THE DATA ::
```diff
-        acc[t][2] = __builtin_amdgcn_mfma_i32_16x16x64_i8(a2, Bq[0], acc[t][2], 0, 0, 0);
-        acc[t][3] = __builtin_amdgcn_mfma_i32_16x16x64_i8(a2, Bq[1], acc[t][3], 0, 0, 0);
-        acc[t][4] = __builtin_amdgcn_mfma_i32_16x16x64_i8(a2, Bq[2], acc[t][4], 0, 0, 0);
-        acc[t][4] = __builtin_amdgcn_mfma_i32_16x16x64_i8(a4, Bq[0], acc[t][4], 0, 0, 0);
+        const oz_i4* A = Ad[ua];
+        const oz_i4* B = Bd[ub];
+#define DLSA_OZ_MFMA(a_, b_) \
+  acc[t][a_ + b_] = __builtin_amdgcn_mfma_i32_16x16x64_i8(A[a_], B[b_], acc[t][a_ + b_], 0, 0, 0)
+        DLSA_OZ_MFMA(0, 0);
+        DLSA_OZ_MFMA(0, 1);
+        DLSA_OZ_MFMA(0, 2);
+        DLSA_OZ_MFMA(0, 3);
+        DLSA_OZ_MFMA(0, 4);
+        DLSA_OZ_MFMA(1, 0);
+        DLSA_OZ_MFMA(1, 1);
+        DLSA_OZ_MFMA(1, 2);
+        DLSA_OZ_MFMA(1, 3);
+        DLSA_OZ_MFMA(2, 0);
+        DLSA_OZ_MFMA(4, 0);
+        DLSA_OZ_MFMA(2, 1);
+        DLSA_OZ_MFMA(2, 2);
+        DLSA_OZ_MFMA(3, 0);
+        DLSA_OZ_MFMA(3, 1);
+#undef DLSA_OZ_MFMA
+        static_assert(ozk::NL == 5 && ozk::ND == 5, "the product list above");
         __builtin_amdgcn_sched_barrier(0);
         tick(std::integral_constant<int, t>{});
       });
@@ -518,7 +540,7 @@
     return smem + (blk % NSLOT) * sbytes + 16 + (start & 15);
   };
 
-  constexpr int KP = 1;
+  constexpr int KP = 4;
   const int dw = wid >= NPW ? wid - NPW : wid;
   const uintptr_t xcb = (uintptr_t)(a.X + row0 * p) & ~(uintptr_t)15;
   const __amdgpu_buffer_rsrc_t xr = uniform_rsrc(xcb, a.x_last16 + 16 - xcb);
@@ -532,7 +554,7 @@
   };
   auto issue_x = [&](auto iI, int lds, int soff) {
     constexpr int i = decltype(iI)::value;
-    if (i < npw) {
+    if (i < kMaxPiecesPerWave && i < npw) {
       const int j = dw + NCW * i;
       const int off = j == np - 1 ? xs_bytes - 1024 : j * 1024;
       __builtin_amdgcn_raw_ptr_buffer_load_lds(xr, (lds_void_t*)(smem + lds + 16 + off), 16,
@@ -550,12 +572,12 @@
     });
     issue_y(blk, lds);
   };
-  static_assert(KP == 1, "issue_pair issues piece 0 only");
   auto issue_pair = [&](int m) {
 #pragma unroll
     for (int X = 2; X < 4; ++X) {
       const int blk = 2 * m + X;
-      if (blk < nb) issue_x(std::integral_constant<int, 0>{}, blk_lds(blk), blk_soff(blk));
+      if (blk < nb)
+        static_for<KP>([&](auto iI) { issue_x(iI, blk_lds(blk), blk_soff(blk)); });
     }
   };
 
@@ -579,23 +601,20 @@
         const int l0 = blk_lds(2 * m + 2), s0 = blk_soff(2 * m + 2);
         const int l1 = blk_lds(2 * m + 3), s1 = blk_soff(2 * m + 3);
         const bool c0 = m >= 1 && !(DLSA_OZ_ABLATE & 2);
-        const bool c1 = c0 && 2 * m - 1 < nb;
         OZ_STAMP_VAR(t2);
-        auto tickA = [&](auto tI) {
+        auto tick = [&](auto tI) {
           constexpr int i = KP + decltype(tI)::value;
           if (d0) issue_x(std::integral_constant<int, i>{}, l0, s0);
           if (d1) issue_x(std::integral_constant<int, i>{}, l1, s1);
         };
-        auto tickN = [&](auto) {};
-        if (c0) C.consume(slot_x(2 * m - 2), p, lane, tickA);
         if (c0) {
+          C.consume(slot_x(2 * m - 2), sbytes, p, lane, tick);
           if (d0) issue_rest(std::integral_constant<int, KP + TW>{}, 2 * m + 2, l0, s0);
           if (d1) issue_rest(std::integral_constant<int, KP + TW>{}, 2 * m + 3, l1, s1);
         } else {
           if (d0) issue_rest(std::integral_constant<int, KP>{}, 2 * m + 2, l0, s0);
           if (d1) issue_rest(std::integral_constant<int, KP>{}, 2 * m + 3, l1, s1);
         }
-        if (c1) C.consume(slot_x(2 * m - 1), p, lane, tickN);
         OZ_STAMP_SET(t2);
         OZ_STAMP(t3);
         wait_vmcnt<0>();
```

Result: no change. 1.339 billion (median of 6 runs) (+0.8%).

WORK INSTRUCTION ::
Transcribe the entries exactly, and make each line match the original.

RESPONSE AREA ::
```diff
-        acc[t][2] = __builtin_amdgcn_mfma_i32_16x16x64_i8(a2, Bq[0], acc[t][2], 0, 0, 0);
-        acc[t][3] = __builtin_amdgcn_mfma_i32_16x16x64_i8(a2, Bq[1], acc[t][3], 0, 0, 0);
-        acc[t][4] = __builtin_amdgcn_mfma_i32_16x16x64_i8(a2, Bq[2], acc[t][4], 0, 0, 0);
-        acc[t][4] = __builtin_amdgcn_mfma_i32_16x16x64_i8(a4, Bq[0], acc[t][4], 0, 0, 0);
+        const oz_i4* A = Ad[ua];
+        const oz_i4* B = Bd[ub];
+#define DLSA_OZ_MFMA(a_, b_) \
+  acc[t][a_ + b_] = __builtin_amdgcn_mfma_i32_16x16x64_i8(A[a_], B[b_], acc[t][a_ + b_], 0, 0, 0)
+        DLSA_OZ_MFMA(0, 0);
+        DLSA_OZ_MFMA(0, 1);
+        DLSA_OZ_MFMA(0, 2);
+        DLSA_OZ_MFMA(0, 3);
+        DLSA_OZ_MFMA(0, 4);
+        DLSA_OZ_MFMA(1, 0);
+        DLSA_OZ_MFMA(1, 1);
+        DLSA_OZ_MFMA(1, 2);
+        DLSA_OZ_MFMA(1, 3);
+        DLSA_OZ_MFMA(2, 0);
+        DLSA_OZ_MFMA(4, 0);
+        DLSA_OZ_MFMA(2, 1);
+        DLSA_OZ_MFMA(2, 2);
+        DLSA_OZ_MFMA(3, 0);
+        DLSA_OZ_MFMA(3, 1);
+#undef DLSA_OZ_MFMA
+        static_assert(ozk::NL == 5 && ozk::ND == 5, "the product list above");
         __builtin_amdgcn_sched_barrier(0);
         tick(std::integral_constant<int, t>{});
       });
@@ -518,7 +540,7 @@
     return smem + (blk % NSLOT) * sbytes + 16 + (start & 15);
   };
 
-  constexpr int KP = 1;
+  constexpr int KP = 4;
   const int dw = wid >= NPW ? wid - NPW : wid;
   const uintptr_t xcb = (uintptr_t)(a.X + row0 * p) & ~(uintptr_t)15;
   const __amdgpu_buffer_rsrc_t xr = uniform_rsrc(xcb, a.x_last16 + 16 - xcb);
@@ -532,7 +554,7 @@
   };
   auto issue_x = [&](auto iI, int lds, int soff) {
     constexpr int i = decltype(iI)::value;
-    if (i < npw) {
+    if (i < kMaxPiecesPerWave && i < npw) {
       const int j = dw + NCW * i;
       const int off = j == np - 1 ? xs_bytes - 1024 : j * 1024;
       __builtin_amdgcn_raw_ptr_buffer_load_lds(xr, (lds_void_t*)(smem + lds + 16 + off), 16,
@@ -550,12 +572,12 @@
     });
     issue_y(blk, lds);
   };
-  static_assert(KP == 1, "issue_pair issues piece 0 only");
   auto issue_pair = [&](int m) {
 #pragma unroll
     for (int X = 2; X < 4; ++X) {
       const int blk = 2 * m + X;
-      if (blk < nb) issue_x(std::integral_constant<int, 0>{}, blk_lds(blk), blk_soff(blk));
+      if (blk < nb)
+        static_for<KP>([&](auto iI) { issue_x(iI, blk_lds(blk), blk_soff(blk)); });
     }
   };
 
@@ -579,23 +601,20 @@
         const int l0 = blk_lds(2 * m + 2), s0 = blk_soff(2 * m + 2);
         const int l1 = blk_lds(2 * m + 3), s1 = blk_soff(2 * m + 3);
         const bool c0 = m >= 1 && !(DLSA_OZ_ABLATE & 2);
-        const bool c1 = c0 && 2 * m - 1 < nb;
         OZ_STAMP_VAR(t2);
-        auto tickA = [&](auto tI) {
+        auto tick = [&](auto tI) {
           constexpr int i = KP + decltype(tI)::value;
           if (d0) issue_x(std::integral_constant<int, i>{}, l0, s0);
           if (d1) issue_x(std::integral_constant<int, i>{}, l1, s1);
         };
-        auto tickN = [&](auto) {};
-        if (c0) C.consume(slot_x(2 * m - 2), p, lane, tickA);
         if (c0) {
+          C.consume(slot_x(2 * m - 2), sbytes, p, lane, tick);
           if (d0) issue_rest(std::integral_constant<int, KP + TW>{}, 2 * m + 2, l0, s0);
           if (d1) issue_rest(std::integral_constant<int, KP + TW>{}, 2 * m + 3, l1, s1);
         } else {
           if (d0) issue_rest(std::integral_constant<int, KP>{}, 2 * m + 2, l0, s0);
           if (d1) issue_rest(std::integral_constant<int, KP>{}, 2 * m + 3, l1, s1);
         }
-        if (c1) C.consume(slot_x(2 * m - 1), p, lane, tickN);
         OZ_STAMP_SET(t2);
         OZ_STAMP(t3);
         wait_vmcnt<0>();
```

Result: no change. 1.339 billion (median of 6 runs) (+0.8%).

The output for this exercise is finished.